(Stored data)
[Start of section]

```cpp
typedef struct {
  int elenum, elenum_all, elytenum, maxtag_all, runstage;
  int kcount, kcount_flat, kcount_expand, kxmax, kymax, kzmax, kmax, kmax3d;
  int kcount_dims[7];
  int cg_iterations;
  int n_zclasses;
  double unitk[3], volume, gsqmx, ug_tot, totsetq, scalar_output, totinve, slabcorr;
  int64_t n_blist_pairs, n_alist_pairs, n_elyte_charged;
  int inverse_path;
  int inverse_retries;
  int pppm_elyte_spreads;
  int zn_cols, zn_grid, zn_rows;
} conp_info;
int conp_fix_info(const conp_fix *fix, conp_info *out);
int conp_fix_get_ktables(const conp_fix *fix, int *kxvecs, int *kyvecs, int *kzvecs, double *ug, int *kxy_list, int *kz_list);
int conp_fix_get_maps(const conp_fix *fix, int *ele2tag, int *ele2eleall, int *eleall2tag, int *eleall2ele,
                      int *elecheck_eleall, int *elebuf2eleall, int *tag2eleall);
int conp_fix_get_matrix(conp_fix *fix, double *aaa_all );
int conp_fix_set_matrix(conp_fix *fix, const double *aaa_all, int runstage);
int conp_fix_get_vectors(conp_fix *fix, double *bbb_all, double *eleallq, double *elesetq);
int conp_fix_get_sfac(conp_fix *fix, double *sfacrl, double *sfacim);
int conp_fix_get_ele_trig(conp_fix *fix, double *csk, double *snk);
int conp_inv_project(conp_fix *fix, int n, double *aaa, int nullneutral, int zneutr, const double *eleallz, double zhalf,
                     double *totinve_out);

int conp_fix_write_matrix_file(conp_fix *fix, const char *path, int which);
int conp_fix_read_matrix_file(conp_fix *fix, const conp_atoms *atoms, const char *path);
// ... 69 lines not shown
void conp_host_free(void *p);

int conp_debug_check_guards(void);

enum {
  CONP_PATH_PARTIAL_TILES = 1 << 0,
  CONP_PATH_A_GENERAL = 1 << 1,
  CONP_PATH_INV_PIVOTED = 1 << 2,
  CONP_PATH_CG_TWO_LAUNCH = 1 << 3,
  CONP_PATH_GEMV_ROWS = 1 << 4,
  CONP_PATH_PHASE_LAUNCH = 1 << 5,
  CONP_PATH_PPPM_SPREAD_LAUNCH = 1 << 6,
  CONP_PATH_ROWS_HOST = 1 << 7,
  CONP_PATH_TIME_SPLIT = 1 << 8,
  CONP_PATH_SK_CLASSIC = 1 << 12,
  CONP_PATH_ZN_WIDE = 1 << 13
};
void conp_debug_set_paths(unsigned mask);
void conp_debug_set_sk_workgroups(int n);
void conp_debug_set_ew_block(int n);


int conp_fix_write_timing(conp_fix *fix);
const char *conp_fix_log_drain(conp_fix *fix);
const char *conp_fix_mesg_drain(conp_fix *fix);

#ifdef __cplusplus
}
#endif
#endif
```

### lammps-user-conp2_amd/conp_amd/capi.py

```python
from __future__ import annotations

import ctypes as C
import os
from typing import Optional, Sequence

import numpy as np

from . import systems as _systems

HERE = os.path.dirname(os.path.abspath(__file__))
_LIB = None


class ConpError(RuntimeError):
    def __init__(self, code, msg):
        super().__init__(f"[conp status {code}] {msg}")
        self.code = code
        self.msg = msg


def library_path():
    return os.environ.get("CONP_LIB") or os.path.join(HERE, "libconp_hip.so")


# ... 49 lines not shown


class conp_pair_build_args(C.Structure):
    _fields_ = [("nlocal", C.c_int), ("nall", C.c_int), ("cutneigh", C.c_double), ("d_tag", C.c_void_p), ("d_nspecial", C.c_void_p),
                ("d_special", C.c_void_p), ("maxspecial", C.c_int), ("prd_half", C.c_double * 3)]


class conp_info(C.Structure):
    _fields_ = [("elenum", C.c_int), ("elenum_all", C.c_int), ("elytenum", C.c_int), ("maxtag_all", C.c_int),
                ("runstage", C.c_int), ("kcount", C.c_int), ("kcount_flat", C.c_int), ("kcount_expand", C.c_int),
                ("kxmax", C.c_int), ("kymax", C.c_int), ("kzmax", C.c_int), ("kmax", C.c_int), ("kmax3d", C.c_int),
                ("kcount_dims", C.c_int * 7), ("cg_iterations", C.c_int), ("n_zclasses", C.c_int), ("unitk", C.c_double * 3),
                ("volume", C.c_double), ("gsqmx", C.c_double), ("ug_tot", C.c_double), ("totsetq", C.c_double),
                ("scalar_output", C.c_double), ("totinve", C.c_double), ("slabcorr", C.c_double),
                ("n_blist_pairs", C.c_int64), ("n_alist_pairs", C.c_int64), ("n_elyte_charged", C.c_int64),
                ("inverse_path", C.c_int), ("inverse_retries", C.c_int), ("pppm_elyte_spreads", C.c_int), ("zn_cols", C.c_int), ("zn_grid", C.c_int), ("zn_rows", C.c_int)]
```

[End of section]

WHAT THE TASK REQUIRES
Find every line in the records above that holds the word "lines", and copy each one.

RESULT OF THE TASK
// ... 69 lines not shown
# ... 49 lines not shown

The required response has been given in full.